Getting back to the question, we know that the muscle mass, like the rest of the body, has been reduced by a factor of 1000. Substituting $k$ for $\frac{1}{1000}k$ and $m$ for $\frac{1}{1000}m$ , we see:

$\frac{1}{1000}kWD = \frac{1}{1000}*9.81mh$

Clearly the changes have cancelled each other out, such that the height will be the same always, given that $k$ and $m$ are adjusted to the same degree.

The answer 60 cm would be right (to a crude approximation) if the assumption had been that the amount of ENERGY the muscles could produce was proportional to mass. But the problem said POWER. Assume that 1/1000 means by volume or mass, so that the height of the shrunk person would have been reduced to 1/10. He still must take off at the same speed, but has only 1/10 as much time for his muscles to work before he leaves the ground. So he would have to put out 10 times as much power to reach the same speed in that time. This was a bad problem.

Lets consider 2phases: the leg spread and the jump. Since H=(v2^2-v1^2)/2g, and the speed at the top of the jump is 0, then the jump height is proportional to the square of the speed at which the jump starts. Which brings us to the leg spread phase. Its a constant acceleration from speed 0 to Vmax:

a=Δv/Δt=(vmax-v0)/t=vmax/t

And Vmoy=d/t, also Vmoy=Vmax/2 (constant acceleration)

(1) t=2d/vmax

Then,

(2) a=vmax^2/2d

If the power P is the force F x leg displacement d / time

(3) P=Fd/t

And since F=ma Then,

(4) P=mad/t

Completing eq.4 with eq1 and eq2: P=md(vmax^2/2d)/(2d/vmax) P=mvmax^3/4d

Isolating for vmax,

(5) Vmax=[4Pd/m]^(1/3)

And since :

d2/d1=1/1000

ρ1=ρ2

ρ=m/V ( volume)

V2/V1=10e-9

m2/m1=10e-9

P is proportional to the mass

P2/P1=10e-9

Vmax2/Vmax1=[(P2/P1)(m1/m2)(d2/d1)]^(1/3)=[10e-3]^(1/3)=10e-1

H2/H1=[Vmax2/Vmax1]^2=10e-2

So the jump height is 100 times less high (60cm/100=6mm).

The jump proportional to person height is :

(H2/H1)/(T2/T1)= (10e-2)/(10e-3)=10

So 10 times higher proportional to height (not constant).
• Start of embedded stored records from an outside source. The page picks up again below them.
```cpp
template <int G, int POS, int UNITS, bool ACC>
__global__ __launch_bounds__(POS * UNITS) void scheme_up_kernel(const word *__restrict__ prod, int64_t p_bs,
                                 word *anc, int64_t o_stride, int64_t o_bs, int64_t crows, int64_t cw, Outer o) {
  constexpr int GD = 4 * G, NB = GD * GD;
  __shared__ unsigned long long g[NB * POS];
  constexpr int units = UNITS;
  const int tid = threadIdx.x, pp = tid % POS, unit = tid / POS;
  for (int k = tid; k < NB * POS; k += POS * UNITS) g[k] = 0;
  __syncthreads();
  const int64_t i = (int64_t)blockIdx.x * POS + pp, pi = blockIdx.y;
  const int64_t r = i / cw, w = i - r * cw;
  const word *q0 = prod + pi * (int64_t)o.r1 * R444 * p_bs + r * cw + w;
  for (int r1 = unit; r1 < o.r1; r1 += units) {
    const word *q = q0 + (int64_t)r1 * R444 * p_bs;
    word y[16];
#pragma unroll
    for (int f = 0; f < 16; ++f) y[f] = 0;
#pragma unroll
    for (int g0 = 0; g0 < R444; g0 += 8) {
      word v[8];
#pragma unroll
      for (int k = 0; k < 8; ++k)
        if (g0 + k < R444) v[k] = q[(int64_t)(g0 + k) * p_bs];
#pragma unroll
      for (int k = 0; k < 8; ++k)
        if (g0 + k < R444) {
          const uint16_t m = SCHEME444_W[g0 + k];
#pragma unroll
          for (int f = 0; f < 16; ++f)
            if ((m >> f) & 1) y[f] ^= v[k];
        }
    }
    const uint32_t mine = outer_mask(o, r1);
#pragma unroll 1
    for (int c = 0; c < G * G; ++c) {
      if (!((mine >> c) & 1)) continue;
      const int i1 = c / G, k1 = c % G;
#pragma unroll
      for (int f = 0; f < 16; ++f) atomicXor(&g[((4 * i1 + (f >> 2)) * GD + 4 * k1 + (f & 3)) * POS + pp], (unsigned long long)y[f]);
    }
  }
  __syncthreads();
  word *out = anc + pi * o_bs + r * o_stride + w;
#pragma unroll 4
  for (int k = 0; k < (NB + UNITS - 1) / UNITS; ++k) {
    const int blk = k * UNITS + unit;
    if (NB % UNITS != 0 && blk >= NB) continue;
    word *oo     = out + (int64_t)(blk / GD) * crows * o_stride + (int64_t)(blk % GD) * cw;
    const word v = g[blk * POS + pp];
    *oo          = ACC ? (*oo ^ v) : v;
  }
}

Outer outer_for(int levels, int side) { return Outer{levels == 4 ? R444 : levels == 3 ? 7 : 1, levels - 2, side}; }

constexpr int64_t MAX_GRID_Y = 65535;
constexpr int POS_B = 64;

}

extern "C" int gf2_scheme444_rank(void) { return R444; }

extern "C" int64_t gf2_scheme444_leaves(int levels) { return levels == 4 ? (int64_t)R444 * R444 : levels == 3 ? 7 * (int64_t)R444 : levels == 2 ? R444 : 0; }

extern "C" int gf2_scheme444_ok(int levels, int64_t a_rows, int64_t a_cw, int64_t b_rows, int64_t b_cw) {
  static const int sw = getenv("M4RI_AMD_SCHEME") ? atoi(getenv("M4RI_AMD_SCHEME")) : -1;
  if (sw == 0 || (sw == 4 && levels != 4) || (sw < 0 && R444 >= 49)) return 0;
  if (levels < 2 || levels > 4) return 0;
  if (a_rows <= 0 || b_rows <= 0 || a_rows % (levels == 2 ? 64 : 32) != 0 || a_cw % 16 != 0 || b_cw % POS_B != 0) return 0;
  if ((a_rows * a_cw) / 2 > 0x7fffffffLL || (b_rows * b_cw) / 32 > 0x7fffffffLL || (a_rows * b_cw) / 32 > 0x7fffffffLL) return 0;
  return 1;
}

template <typename F>
static void with_inner_grid(int levels, F &&f) {
  if (levels == 4) f(std::integral_constant<int, 4>{});
  else if (levels == 3) f(std::integral_constant<int, 2>{});
  else f(std::integral_constant<int, 1>{});
}

extern "C" hipError_t gf2_launch_scheme_down(hipStream_t s, int levels, int bside, const word *anc, int64_t p_stride, int64_t p_bs, word *child,
                                             int64_t nparents, int64_t crows, int64_t cw) {
  const int64_t c_bs = crows * cw;
  if (nparents * c_bs == 0) return hipSuccess;
  if (levels < 2 || levels > 4 || cw % 64 != 0) return hipErrorInvalidValue;
  const Outer o = outer_for(levels, bside ? 1 : 0);
  const int64_t leaves = gf2_scheme444_leaves(levels);
  for (int64_t p0 = 0; p0 < nparents; p0 += MAX_GRID_Y) {
    const int64_t np = nparents - p0 < MAX_GRID_Y ? nparents - p0 : MAX_GRID_Y;
    const word *an = anc + p0 * p_bs;
    word *ch       = child + p0 * leaves * c_bs;
    const dim3 g((unsigned)(c_bs / 64), (unsigned)np);
    with_inner_grid(levels, [&](auto G_) {
      constexpr int G = decltype(G_)::value, UNITS = G == 4 ? 8 : G == 2 ? 7 : 1;
      with_bool(bside, [&](auto BS) {
        hipLaunchKernelGGL((scheme_down_kernel<G, 64, UNITS, decltype(BS)::value>), g, dim3(64 * UNITS), 0, s, an, p_stride, p_bs, ch, c_bs, crows, cw, o);
      });
    });
  }
  return hipGetLastError();
}

extern "C" hipError_t gf2_launch_scheme_down_pack(hipStream_t s, int levels, const word *anc, int64_t p_stride, int64_t p_bs, word *a4,
                                                  int64_t nparents, int64_t crows, int64_t cw) {
  if (nparents * crows * cw == 0) return hipSuccess;
  const int pos = levels == 2 ? 64 : 32;
  if (levels < 2 || levels > 4 || crows % pos != 0 || cw % 16 != 0) return hipErrorInvalidValue;
  const Outer o = outer_for(levels, 0);
  const int64_t groups = ((crows / pos + 7) / 8) * (cw / 16);
  if (groups * 128 > 0x7fffffffLL) return hipErrorInvalidValue;
  const int64_t leaves = gf2_scheme444_leaves(levels);
  for (int64_t p0 = 0; p0 < nparents; p0 += MAX_GRID_Y) {
    const int64_t np = nparents - p0 < MAX_GRID_Y ? nparents - p0 : MAX_GRID_Y;
    const word *an = anc + p0 * p_bs;
    uint32_t *pk   = reinterpret_cast<uint32_t *>(a4) + p0 * leaves * crows * cw * 2;
    const dim3 g((unsigned)(groups * 128), (unsigned)np);
    with_inner_grid(levels, [&](auto G_) {
      constexpr int G = decltype(G_)::value, POS = G == 1 ? 64 : 32, UNITS = G == 1 ? 1 : 8;
      hipLaunchKernelGGL((scheme_down_pack_kernel<G, POS, UNITS>), g, dim3(POS * UNITS), 0, s, an, p_stride, p_bs, pk, crows * cw * 2, crows, cw, o);
    });
  }
  return hipGetLastError();
}

extern "C" hipError_t gf2_launch_scheme_up(hipStream_t s, int levels, int acc, const word *prod, word *anc, int64_t o_stride, int64_t o_bs,
                                           int64_t nparents, int64_t crows, int64_t cw) {
  const int64_t p_bs = crows * cw;
  if (nparents * p_bs == 0) return hipSuccess;
  if (levels < 2 || levels > 4 || cw % 64 != 0) return hipErrorInvalidValue;
  const Outer o = outer_for(levels, 2);
  const int pos = levels == 2 ? 64 : 32;
  const int64_t leaves = gf2_scheme444_leaves(levels);
  for (int64_t p0 = 0; p0 < nparents; p0 += MAX_GRID_Y) {
    const int64_t np = nparents - p0 < MAX_GRID_Y ? nparents - p0 : MAX_GRID_Y;
    const word *pr = prod + p0 * leaves * p_bs;
    word *an       = anc + p0 * o_bs;
    const dim3 g((unsigned)(p_bs / pos), (unsigned)np);
    with_inner_grid(levels, [&](auto G_) {
      constexpr int G = decltype(G_)::value, POS = G == 1 ? 64 : 32, UNITS = G == 1 ? 1 : 8;
      with_bool(acc, [&](auto ACC) {
        hipLaunchKernelGGL((scheme_up_kernel<G, POS, UNITS, decltype(ACC)::value>), g, dim3(POS * UNITS), 0, s, pr, p_bs, an, o_stride, o_bs, crows, cw, o);
      });
    });
  }
  return hipGetLastError();
}
```

Baseline: 11330000 billion bit-op/s.

## Use common-subexpression XOR programs for 4x4x4 scheme and wave-uniform outer loops

Replaces the naive per-output XOR accumulation of the rank-47 U, V and W^T maps with precomputed straight-line XOR programs that share intermediate sums. This cuts the XOR count in the down and up passes. The outer-rank loops are made wave-uniform and iterate only the set bits of the outer mask, which removes the wave-union masking. For POS=32, the pack and up kernels switch to 32-bit lanes so a full wave covers each block. The restructured lane/chunk addressing adds complexity and some correctness risk.

New measurement: 11380000 billion bit-op/s (median of 6 runs). No clear change (+0.4%).

```diff
diff --git a/m4ri_amd/csrc/scheme444.h b/m4ri_amd/csrc/scheme444.h
--- a/m4ri_amd/csrc/scheme444.h
+++ b/m4ri_amd/csrc/scheme444.h
@@ -4,3 +4,458 @@
 static constexpr uint16_t SCHEME444_U[SCHEME444_R] = {0x0101, 0x0808, 0x0d0d, 0x0e0e, 0x1000, 0x1001, 0x1010, 0x1110, 0x2d32, 0x3d32, 0x3d38, 0x3d3d, 0x3d3e, 0x5d08, 0x5d38, 0x5d58, 0x5d98, 0x6798, 0x6868, 0x6d38, 0x6e08, 0x7798, 0x8000, 0x8008, 0x8088, 0x8888, 0x9198, 0x9798, 0x9898, 0x9d98, 0xbd38, 0xcd01, 0xcd32, 0xcd98, 0xcdcd, 0xd000, 0xdd00, 0xddd0, 0xdddd, 0xe000, 0xe0e0, 0xe0ee, 0xee00, 0xf1fe, 0xf798, 0xfd32, 0xfe01};
 static constexpr uint16_t SCHEME444_V[SCHEME444_R] = {0x0111, 0x1100, 0x0110, 0x0010, 0x0333, 0x0a14, 0xb1ac, 0xe7f9, 0x0927, 0x0777, 0x7700, 0x0a10, 0x0e10, 0xb1a0, 0x00f0, 0x7160, 0x0fff, 0x0aaa, 0x7760, 0x0aa0, 0xeef0, 0xe4ca, 0x3300, 0x4e50, 0x819f, 0xd7ca, 0xe1ff, 0x0060, 0xb1aa, 0x0660, 0x7d50, 0x011f, 0x00b0, 0xbb00, 0x0117, 0x0330, 0xb1af, 0x7e60, 0x0a17, 0x0030, 0x7d60, 0x0917, 0xe4fa, 0x0717, 0xee00, 0x0ee0, 0x0a1a};
 static constexpr uint16_t SCHEME444_W[SCHEME444_R] = {0xbe5b, 0xb66b, 0xb1a0, 0xb158, 0xee0e, 0xbe5e, 0xbb0b, 0xbb5b, 0x4eae, 0x4ea4, 0xc66c, 0xb1a7, 0xb15f, 0xb6d0, 0xc628, 0xb11b, 0x0ee0, 0x8e68, 0xb16b, 0xc6a0, 0xb658, 0x8868, 0x6666, 0xb6b6, 0xbbbb, 0xbb6b, 0xb55b, 0x8268, 0xbd6b, 0x0aa0, 0xc6c6, 0xbe50, 0x4ea8, 0x0660, 0xb1ab, 0xa0a0, 0xb0b0, 0xb1b1, 0xb1a1, 0x28c8, 0xb1c1, 0xb151, 0xb858, 0xb15b, 0x8668, 0x4ea0, 0xbe58};
+
+#if defined(__HIPCC__)
+#define SCHEME444_FN __host__ __device__ __forceinline__
+#else
+#define SCHEME444_FN inline
+#endif
+
+#define SCHEME444_XORS_U 82
+template <typename T, typename Emit> SCHEME444_FN void scheme444_apply_u(const T (&x)[16], Emit &&emit) {
+  const T t16 = x[0] ^ x[8];
+  emit(0, t16);
+  const T t17 = x[3] ^ x[11];
+  emit(1, t17);
+  const T t18 = x[10] ^ x[11];
+  const T t19 = x[3] ^ t18;
+  const T t20 = x[0] ^ x[2];
+  const T t21 = x[8] ^ t20;
+  const T t22 = t19 ^ t21;
+  emit(2, t22);
+  const T t23 = x[1] ^ x[2];
+  const T t24 = t19 ^ t23;
+  const T t25 = x[9] ^ t24;
+  emit(3, t25);
+  emit(4, x[12]);
+  const T t26 = x[0] ^ x[12];
+  emit(5, t26);
+  const T t27 = x[4] ^ x[12];
+  emit(6, t27);
+  const T t28 = x[4] ^ x[8];
+  const T t29 = x[12] ^ t28;
+  emit(7, t29);
+  const T t30 = x[5] ^ x[13];
+  const T t31 = t28 ^ t30;
+  const T t32 = x[1] ^ t18;
+  const T t33 = t31 ^ t32;
+  emit(8, t33);
+  const T t34 = t29 ^ t30;
+  const T t35 = t34 ^ t32;
+  emit(9, t35);
+  const T t36 = t34 ^ t19;
+  emit(10, t36);
+  const T t37 = t20 ^ t36;
+  emit(11, t37);
+  const T t38 = t23 ^ t36;
+  emit(12, t38);
+  const T t39 = x[14] ^ t18;
+  const T t40 = x[3] ^ t39;
+  const T t41 = x[8] ^ x[12];
+  const T t42 = t40 ^ t41;
+  emit(13, t42);
+  const T t43 = t29 ^ t40;
+  const T t44 = x[5] ^ t43;
+  emit(14, t44);
+  const T t45 = x[6] ^ t43;
+  emit(15, t45);
+  const T t46 = x[3] ^ x[7];
+  const T t47 = t29 ^ t46;
+  const T t48 = t39 ^ t47;
+  emit(16, t48);
+  const T t49 = x[9] ^ x[13];
+  const T t50 = x[10] ^ x[14];
+  const T t51 = t49 ^ t50;
+  const T t52 = t46 ^ t51;
+  const T t53 = t28 ^ t52;
+  emit(17, t53);
+  const T t54 = x[6] ^ x[14];
+  const T t55 = t30 ^ t54;
+  const T t56 = t55 ^ t17;
+  emit(18, t56);
+  const T t57 = t40 ^ t31;
+  emit(19, t57);
+  const T t58 = t49 ^ t40;
+  emit(20, t58);
+  const T t59 = t51 ^ t47;
+  emit(21, t59);
+  emit(22, x[15]);
+  const T t60 = x[3] ^ x[15];
+  emit(23, t60);
+  const T t61 = x[15] ^ t46;
+  emit(24, t61);
+  const T t62 = x[11] ^ t61;
+  emit(25, t62);
+  const T t63 = t29 ^ t61;
+  emit(26, t63);
+  const T t64 = x[10] ^ t63;
+  const T t65 = x[9] ^ t64;
+  emit(27, t65);
+  const T t66 = t27 ^ t62;
+  emit(28, t66);
+  const T t67 = t18 ^ t63;
+  emit(29, t67);
+  const T t68 = x[15] ^ t36;
+  emit(30, t68);
+  const T t69 = x[15] ^ t39;
+  const T t70 = t69 ^ t16;
+  emit(31, t70);
+  const T t71 = x[1] ^ t69;
+  const T t72 = x[5] ^ t71;
+  const T t73 = t28 ^ t72;
+  emit(32, t73);
+  const T t74 = t39 ^ t61;
+  const T t75 = t28 ^ t74;
+  emit(33, t75);
+  const T t76 = x[6] ^ t74;
+  const T t77 = t21 ^ t76;
+  emit(34, t77);
+  const T t78 = x[14] ^ x[15];
+  const T t79 = x[12] ^ t78;
+  emit(35, t79);
+  const T t80 = t69 ^ t41;
+  emit(36, t80);
+  const T t81 = x[6] ^ t69;
+  const T t82 = t29 ^ t81;
+  const T t83 = x[7] ^ t82;
+  emit(37, t83);
+  const T t84 = x[6] ^ t39;
+  const T t85 = t63 ^ t84;
+  const T t86 = t20 ^ t85;
+  emit(38, t86);
+  const T t87 = x[13] ^ t78;
+  emit(39, t87);
+  const T t88 = x[7] ^ t55;
+  const T t89 = x[15] ^ t88;
+  emit(40, t89);
+  const T t90 = t61 ^ t23;
+  const T t91 = t55 ^ t90;
+  emit(41, t91);
+  const T t92 = t69 ^ t49;
+  emit(42, t92);
+  const T t93 = t54 ^ t90;
+  const T t94 = t34 ^ t93;
+  emit(43, t94);
+  const T t95 = t63 ^ t51;
+  emit(44, t95);
+  const T t96 = t34 ^ t71;
+  emit(45, t96);
+  const T t97 = t26 ^ t92;
+  emit(46, t97);
+}
+
+#define SCHEME444_XORS_V 80
+template <typename T, typename Emit> SCHEME444_FN void scheme444_apply_v(const T (&x)[16], Emit &&emit) {
+  const T t16 = x[4] ^ x[8];
+  const T t17 = x[0] ^ t16;
+  emit(0, t17);
+  const T t18 = x[8] ^ x[12];
+  emit(1, t18);
+  emit(2, t16);
+  emit(3, x[4]);
+  const T t19 = x[0] ^ x[1];
+  const T t20 = x[5] ^ x[9];
+  const T t21 = t16 ^ t20;
+  const T t22 = t19 ^ t21;
+  emit(4, t22);
+  const T t23 = x[4] ^ x[11];
+  const T t24 = x[9] ^ t23;
+  const T t25 = x[2] ^ t24;
+  emit(5, t25);
+  const T t26 = x[7] ^ x[15];
+  const T t27 = x[3] ^ t26;
+  const T t28 = x[13] ^ t18;
+  const T t29 = x[5] ^ t28;
+  const T t30 = t27 ^ t29;
+  const T t31 = x[2] ^ t30;
+  emit(6, t31);
+  const T t32 = x[9] ^ x[10];
+  const T t33 = x[5] ^ x[6];
+  const T t34 = x[13] ^ x[14];
+  const T t35 = t33 ^ t34;
+  const T t36 = t32 ^ t35;
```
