@@ -577,6 +630,9 @@
     for (int i = 0; i < NW; ++i) { run = run + (double)st.om[r][i]; st.cdf[r][i + 1] = (float)run; }
   }
   __syncthreads();
+  if constexpr (R > 2) {
+    pdf_search_unit<R, NI, NS - 1>(st, ufine, bins, inds_out, inds_stride, tid, u_rays, write_mask, rows);
+  } else
   if (tid < 128 * R && (tid & 127) < NI) {
     const int r = tid >> 7, k = tid & 127;
     const float u = u_rays ? u_rays[(row0 + (r < valid_rays ? r : 0)) * 128 + k] : ufine[k];
@@ -605,9 +661,10 @@
                                                 const float* w , int wstride, BinsFn bins,
                                                 int64_t* inds_out , int64_t inds_stride, int tid,
                                                 int valid_rays, const float* u_rays = nullptr ,
-                                                long long row0 = 0, int write_mask = 3 ) {
+                                                long long row0 = 0, int write_mask = 3 ,
+                                                const long long* rows = nullptr ) {
   if constexpr (NS != 64) {
-    sample_pdf_item_ns<R, NI, NS>(st, ufine, w, wstride, bins, inds_out, inds_stride, tid, valid_rays, u_rays, row0, write_mask);
+    sample_pdf_item_ns<R, NI, NS>(st, ufine, w, wstride, bins, inds_out, inds_stride, tid, valid_rays, u_rays, row0, write_mask, rows);
     return;
   }
   if (tid < 64 * R && (tid & 63) < 62) {
@@ -653,6 +710,9 @@
     for (int i = 56; i < 62; ++i) { run = run + (double)st.om[r][i]; st.cdf[r][i + 1] = (float)run; }
   }
   __syncthreads();
+  if constexpr (R > 2) {
+    pdf_search_unit<R, NI, 63>(st, ufine, bins, inds_out, inds_stride, tid, u_rays, write_mask, rows);
+  } else
   if (tid < 128 * R && (tid & 127) < NI) {
     const int r = tid >> 7, k = tid & 127;
     const float u = u_rays ? u_rays[(row0 + (r < valid_rays ? r : 0)) * 128 + k] : ufine[k];
@@ -1149,6 +1209,250 @@
 #undef NSR_TPASS
 }
 
+template <int MODE, int NI, int NS>
+__device__ __forceinline__ void render32_unit_body(const RenderArgs* __restrict__ ap, char* smem) {
+  constexpr int R = 4, U = R / 2;
+  constexpr int NF = NS + NI;
+  constexpr int NP = R * NF / 128;
+  constexpr int NPC = R * NS / 128;
+  typedef UnitState ST;
+  static_assert(MODE == kMlpH2 && (NS == 32 || NS == 64) && NF % 32 == 0 && NS <= ST::kNS && NF <= ST::kNF && R * NS <= 256,
+                "a wave's points belong to one ray, every pass is full, one thread per coarse sample");
+  const RenderArgs& a_setup = *ap;
+#ifdef NSR_PHASE_TIMING
+  long long tacc[8] = {0, 0, 0, 0, 0, 0, 0, 0};
+  long long tpass[4] = {0, 0, 0, 0};
+  long long tlast = clock64();
+#define NSR_TPASS tpass
+#else
+#define NSR_TPASS nullptr
+#endif
+  const int tid0 = threadIdx.x;
+  const int lane = tid0 & 63;
+  const int wave = __builtin_amdgcn_readfirstlane(tid0 >> 6);
+  const int j = lane & 31;
+  ST& st = *(ST*)(smem + kLdsState);
+
+  const long long n_rays = a_setup.n_rays;
+  if ((long long)blockIdx.x >= queue_items(a_setup)) return;
+  const int fine = a_setup.fine;
+  int* ovf = st.ovf;
+
+  Ring rg;
+  ring_init(rg, smem, a_setup.nets, a_setup.net_stride, fine ? NPC + NP : NPC, wave, lane);
+  rg.pn0 = NPC; rg.pn1 = NPC + NP;
+  f32x4 A0[4], A1[4];
+  ring_start<kRingSlots, kStreamSlabs, kStreamSlabs, kH2RingLag>(rg, A0, lane);
+
+  load_aux(smem, a_setup, tid0);
+  if (tid0 < NS) st.tcoarse[tid0] = a_setup.tcoarse[tid0];
+  if (tid0 < NI) st.ufine[tid0] = a_setup.ufine[tid0];
+  if (tid0 < U) st.slot[tid0] = queue_next_item(a_setup);
+  __syncthreads();
+  const float* aux_c = (const float*)(smem + kLdsAux);
+
+  long long p0, p1;
+  auto read_slots = [&]() {
+    p0 = uniform64(st.slot[0]); p1 = uniform64(st.slot[1]);
+    if (p0 == -1ll) { p0 = p1; p1 = -1ll; }
+  };
+  read_slots();
+  long long pre = -1ll;
+  int pass = 0;
+#pragma unroll 1
+  while (p0 != -1ll) {
+    auto slot_item = [&](int s) { return ((s && p1 != -1ll) ? p1 : p0) & kItemMask; };
+    auto slot_valid = [&](int s) { return (slot_item(s) * 2 + 1 < n_rays) ? 2 : 1; };
+    auto slot_wmask = [&](int s) {
+      if (s && p1 == -1ll) return 0;
+      return (int)((unsigned long long)(s ? p1 : p0) >> 62) & (slot_valid(s) == 2 ? 3 : 1);
+    };
+    const int wmask = slot_wmask(0) | (slot_wmask(1) << 2);
+    auto wr = [&](int r) { return ((wmask >> r) & 1) != 0; };
+    auto row_of = [&](int r) { const int s = r >> 1, k = r & 1; return slot_item(s) * 2 + (k < slot_valid(s) ? k : 0); };
+    if (pass == 0) {
+      const RenderArgs& a = *opaque_s(ap);
+      const int tid = opaque_v(tid0);
+      const float near_ = a.near_, far_ = a.far_;
+      if (tid < R) {
+        const long long rr = row_of(tid);
+        float o[3], d[3];
+        if (a.camera) {
+          const long long hw = (long long)a.H * a.W;
+          const long long v = rr / hw;
+          const int pix = (int)(rr - v * hw);
+          gen_ray(a.c2w + v * 12, a.fx, a.fy, a.cx, a.cy, pix / a.W, pix % a.W, o, d);
+        } else {
+#pragma unroll
+          for (int c = 0; c < 3; ++c) { o[c] = a.rays_o[rr * 3 + c]; d[c] = a.rays_d[rr * 3 + c]; }
+        }
+        const float nrm = sqrtf(((d[0] * d[0]) + (d[1] * d[1])) + (d[2] * d[2]));
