static int wave_collect(qb200_handle* h, qb200_handle* L) {
  if (L->pend_np == 0) return QB200_OK;
  const int np = L->pend_np;
  L->pend_np = 0;
  if (cudaStreamSynchronize(L->stream) != cudaSuccess) {
    h->fail(__FILE__, __LINE__, cudaGetErrorString(cudaGetLastError()));
    return QB200_ERR_CUDA;
  }
  memcpy(L->pend_dst + L->pend_w0, L->h_results, (size_t)np * sizeof(qb200_result));
  static const int timeline = (getenv("QB200_TIMELINE") && getenv("QB200_TIMELINE")[0] == '1') ? 1 : 0;
  if (timeline) {
    fprintf(stderr, "[qb200 timeline] wave w0=%d np=%d:", L->pend_w0, np);
    for (int i = 0; i < 9; ++i) {
      float ms = -1.f;
      cudaEventElapsedTime(&ms, h->ev_fork, L->ev[i]);
      fprintf(stderr, " %.2f", ms);
    }
    fprintf(stderr, "\n");
  }
  for (int i = 0; i < 8; ++i) {
    float ms = 0.f;
    if (cudaEventElapsedTime(&ms, L->ev[i], L->ev[i + 1]) == cudaSuccess) h->stage_ms[i] += ms;
  }
  for (int k = 0; k < 2; ++k) {
    float ms = 0.f;
    if (L->kev_armed[k] && cudaEventElapsedTime(&ms, L->kev[2 * k], L->kev[2 * k + 1]) == cudaSuccess) {
      h->kernel_ms[k] += ms;
      h->kernel_calls[k] += 1;
    }
    L->kev_armed[k] = 0;
  }
  return QB200_OK;
}

static int batch_flush(qb200_handle* h) {
  int rc = QB200_OK;
  const int n = h->lanes_active > 0 ? h->lanes_active : 1;
  for (int i = 0; i < n; ++i) {
    const int l = (h->lane_cursor + i) % n;
    qb200_handle* L = l == 0 ? h : h->lane[l - 1];
    if (!L) continue;
    const int rc2 = wave_collect(h, L);
    if (rc == QB200_OK) rc = rc2;
  }
  h->lanes_active = 0;
  h->lane_cursor = 0;
  return rc;
}

static int collect_batch_impl(qb200_handle* h, const qb200_result* dst) {
  int rc = QB200_OK;
  const int n = h->lanes_active > 0 ? h->lanes_active : 1;
  for (int i = 0; i < n; ++i) {
    const int l = (h->lane_cursor + i) % n;
    qb200_handle* L = l == 0 ? h : h->lane[l - 1];
    if (!L || L->pend_np == 0 || L->pend_dst != dst) continue;
    const int rc2 = wave_collect(h, L);
    if (rc == QB200_OK) rc = rc2;
  }
  return rc;
}

int qb200_register_batch_flush(qb200_handle* h) {
  if (!h) return QB200_ERR_BAD_ARG;
  cudaSetDevice(h->device);
  return batch_flush(h);
}

int qb200_register_batch(qb200_handle* h, const qb200_pair* pairs, int32_t n_pairs, const qb200_params* p, qb200_mem_kind kind,
                         qb200_result* results) {
  int rc = qb200_register_batch_enqueue(h, pairs, n_pairs, p, kind, results);
  const int rc2 = h ? batch_flush(h) : QB200_OK;
  if (rc == QB200_OK) rc = rc2;
  if (rc != QB200_OK) return rc;
  if (n_pairs == 1) {
    h->last_n_corr = results[0].n_corr;
    h->last_n_clique = results[0].clique_size;
    h->last_n_final = results[0].n_final_inliers;
  }
  return QB200_OK;
}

When pushing off the ground to jump, the full sized person has acceleration a=F/m, giving him an iniital velocity V. The mass and force of the miniaturized person are both reduced by a factor of 1000, so the ratio F/m doesn't change; the tiny person will have the same initial velocity as the full-sized person, and rise to the same maximum height of 60 cm.

This explains the answer as posed in the problem, but I'm not at all convinced that the assumption about muscle mass and power is correct. But I'm not a physiologist, so please feel free to comment.

$F=m*a$

Let initial * impulse generating acceleration of the person be $ai$ , and the corresponding Force=Fi, *

$Fi=mi*ai$

**When mass is reduced to to 10^-3 Power generated is also reduced to 10^-3 ( Power proportional to Mass)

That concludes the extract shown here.